## [Work required]
All lines of the records below that contain the word "fmaxf" must be listed.

[Stored data entries]
-=-=-=-=-

# TencentARC/HOSNeRF

Measured on AMD Instinct MI355X. Metric: train rays/sec (stage3: forward + losses + backward + gradient all-reduce + Adam; LPIPS term OFF in this line -- stages.stage3_with_lpips carries it), higher is better.
Workload: dtype f32 (fp16/bf16 hi-lo split MFMA x3, fp32 accumulate)

## Files before the change

hosnerf_amd/csrc/hos_gemm_common.h:

```cpp
#pragma once
#include "hos_common.h"

typedef float f32x16 __attribute__((ext_vector_type(16)));

enum Mode { MODE_FWD = 0, MODE_DGRAD = 1, MODE_WGRAD = 2 };

struct GemmArgs {
    const float* A0; int lda0; int kt0;
    const float* A1; int lda1;
    const float* B;  int ldb;
    float* C; int ldc;
    int M, N;
    int Mload, Nload;
    int red_limit;
    int nk;
    int kt_per_split;
    int tiles_m, tiles_n;
    const float* bias;
    const float* mask; int ldmask;
    float* aux; int aux_col; float p0, p1;
    float* db;
    int accumulate;
    int epi;
    const int* m_dev;
    unsigned int* range_flag;
};

#define HOS_RANGE_LIMIT 6.0e4f


__device__ __forceinline__ bool fwd_epilogue_value(const GemmArgs& a, float& v, int row, int col) {
    switch (a.epi) {
        case HOS_EPI_RELU: v = fmaxf(v, 0.f); break;
        case HOS_EPI_DENSITY: a.aux[row] = softplus_f(v + a.p0); return false;
        case HOS_EPI_RGB: v = sigmoid_f(v) * (1.f + 2.f * a.p0) - a.p0; break;
        case HOS_EPI_NERF_HEAD:
            if (col == a.aux_col) { a.aux[row] = softplus_f(v + a.p0); return false; }
            break;
        case HOS_EPI_SIGMOID_RELU4: v = (col < 3) ? sigmoid_f(v) : fmaxf(v, 0.f); break;
        case HOS_EPI_RESIDUAL: v += a.mask[(size_t)row * a.ldmask + col]; break;
        default: break;
    }
    return true;
}

__device__ __forceinline__ float quad_xor1(float x) {
    return __int_as_float(__builtin_amdgcn_mov_dpp(__float_as_int(x), 0xB1, 0xF, 0xF, true));
}
__device__ __forceinline__ float quad_xor2(float x) {
    return __int_as_float(__builtin_amdgcn_mov_dpp(__float_as_int(x), 0x4E, 0xF, 0xF, true));
}

template <int MODE>
__device__ __forceinline__ void gemm_epilogue_tile(const GemmArgs& a, const f32x16& acc, int row0, int col0, int lane,
                                                   const float4* bias_reg = nullptr, uint32_t* relu_bits = nullptr) {
    const int l31 = lane & 31, lhi = lane >> 5;
    if constexpr (MODE == MODE_WGRAD) {
        const int col = col0 + l31;
        if (col >= a.N) return;
#pragma unroll
        for (int r = 0; r < 16; ++r) {
            const int row = row0 + (r & 3) + 8 * (r >> 2) + 4 * lhi;
            if (row < a.M)
                __hip_atomic_fetch_add(a.C + (size_t)row * a.ldc + col, acc[r], __ATOMIC_RELAXED, __HIP_MEMORY_SCOPE_AGENT);
        }
        return;
    } else {
        const int q = l31 & 3;
        const int colb = col0 + (l31 & ~3);
        const bool c_vec = ((reinterpret_cast<uintptr_t>(a.C) & 15u) == 0) && ((a.ldc & 3) == 0);
        const bool m_vec = a.mask != nullptr && ((reinterpret_cast<uintptr_t>(a.mask) & 15u) == 0) && ((a.ldmask & 3) == 0);
        float4 bias4 = make_float4(0.f, 0.f, 0.f, 0.f);
        bool big = false;
        if (MODE == MODE_FWD && bias_reg != nullptr) bias4 = *bias_reg;
        else if (MODE == MODE_FWD && a.bias != nullptr) {
            if (colb + 0 < a.N) bias4.x = a.bias[colb + 0];
            if (colb + 1 < a.N) bias4.y = a.bias[colb + 1];
            if (colb + 2 < a.N) bias4.z = a.bias[colb + 2];
            if (colb + 3 < a.N) bias4.w = a.bias[colb + 3];
        }
#pragma unroll
        for (int g = 0; g < 4; ++g) {
            float v0 = acc[4 * g + 0], v1 = acc[4 * g + 1], v2 = acc[4 * g + 2], v3 = acc[4 * g + 3];
            {
                const float s0 = (q & 1) ? v0 : v1, s1 = (q & 1) ? v2 : v3;
                const float r0 = quad_xor1(s0), r1 = quad_xor1(s1);
                if (q & 1) { v0 = r0; v2 = r1; } else { v1 = r0; v3 = r1; }
                const float t0 = (q & 2) ? v0 : v2, t1 = (q & 2) ? v1 : v3;
                const float u0 = quad_xor2(t0), u1 = quad_xor2(t1);
                if (q & 2) { v0 = u0; v1 = u1; } else { v2 = u0; v3 = u1; }
            }
            const int row = row0 + q + 8 * g + 4 * lhi;
            if (row >= a.M || colb >= a.N) {
                if (MODE == MODE_FWD && relu_bits != nullptr) *relu_bits <<= 4;
                continue;
            }
            float v[4] = {v0, v1, v2, v3};
            const bool full = colb + 3 < a.N;
            if constexpr (MODE == MODE_FWD) {
                v[0] += bias4.x; v[1] += bias4.y; v[2] += bias4.z; v[3] += bias4.w;
                const bool simple = (a.epi == HOS_EPI_NONE || a.epi == HOS_EPI_RELU);
                if (relu_bits != nullptr) {
                    uint32_t rb = *relu_bits;
#pragma unroll
                    for (int k = 0; k < 4; ++k) rb = __builtin_amdgcn_alignbit(rb, __float_as_uint(0.f - v[k]), 31);
                    *relu_bits = rb;
                }
                if (simple && full && c_vec) {
                    const float pre = (v[0] + v[1]) + (v[2] + v[3]);
                    if (a.epi == HOS_EPI_RELU) { v[0] = fmaxf(v[0], 0.f); v[1] = fmaxf(v[1], 0.f); v[2] = fmaxf(v[2], 0.f); v[3] = fmaxf(v[3], 0.f); }
                    big |= (fmaxf(fmaxf(fabsf(v[0]), fabsf(v[1])), fmaxf(fabsf(v[2]), fabsf(v[3]))) > HOS_RANGE_LIMIT) | (pre != pre);
                    *reinterpret_cast<float4*>(a.C + (size_t)row * a.ldc + colb) = make_float4(v[0], v[1], v[2], v[3]);
                } else {
#pragma unroll
                    for (int k = 0; k < 4; ++k) {
                        const int col = colb + k;
                        if (col >= a.N) break;
                        float x = v[k];
                        if (fwd_epilogue_value(a, x, row, col)) a.C[(size_t)row * a.ldc + col] = x;
                        if (simple) big |= !(fabsf(x) <= HOS_RANGE_LIMIT);
                    }
                }
            } else {
                if (a.mask != nullptr) {
                    if (full && m_vec) {
                        const float4 mk = *reinterpret_cast<const float4*>(a.mask + (size_t)row * a.ldmask + colb);
                        if (!(mk.x > 0.f)) v[0] = 0.f;
                        if (!(mk.y > 0.f)) v[1] = 0.f;
                        if (!(mk.z > 0.f)) v[2] = 0.f;
                        if (!(mk.w > 0.f)) v[3] = 0.f;
                    } else {
#pragma unroll
                        for (int k = 0; k < 4; ++k)
                            if (colb + k < a.N && !(a.mask[(size_t)row * a.ldmask + colb + k] > 0.f)) v[k] = 0.f;
                    }
                }
                float* dst = a.C + (size_t)row * a.ldc + colb;
                if (full && c_vec) {
                    float4 o = make_float4(v[0], v[1], v[2], v[3]);
                    if (a.accumulate) { const float4 p = *reinterpret_cast<const float4*>(dst); o.x += p.x; o.y += p.y; o.z += p.z; o.w += p.w; }
                    *reinterpret_cast<float4*>(dst) = o;
                } else {
#pragma unroll
                    for (int k = 0; k < 4; ++k)
                        if (colb + k < a.N) dst[k] = a.accumulate ? (dst[k] + v[k]) : v[k];
                }
            }
        }
        if (MODE == MODE_FWD && a.range_flag != nullptr && __builtin_amdgcn_ballot_w64(big) != 0 && lane == 0) atomicOr(a.range_flag, 1u);
    }
}
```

-=-=-=-=-

## [Task response]
        case HOS_EPI_RELU: v = fmaxf(v, 0.f); break;
        case HOS_EPI_SIGMOID_RELU4: v = (col < 3) ? sigmoid_f(v) : fmaxf(v, 0.f); break;
                    if (a.epi == HOS_EPI_RELU) { v[0] = fmaxf(v[0], 0.f); v[1] = fmaxf(v[1], 0.f); v[2] = fmaxf(v[2], 0.f); v[3] = fmaxf(v[3], 0.f); }
                    big |= (fmaxf(fmaxf(fabsf(v[0]), fabsf(v[1])), fmaxf(fabsf(v[2]), fabsf(v[3]))) > HOS_RANGE_LIMIT) | (pre != pre);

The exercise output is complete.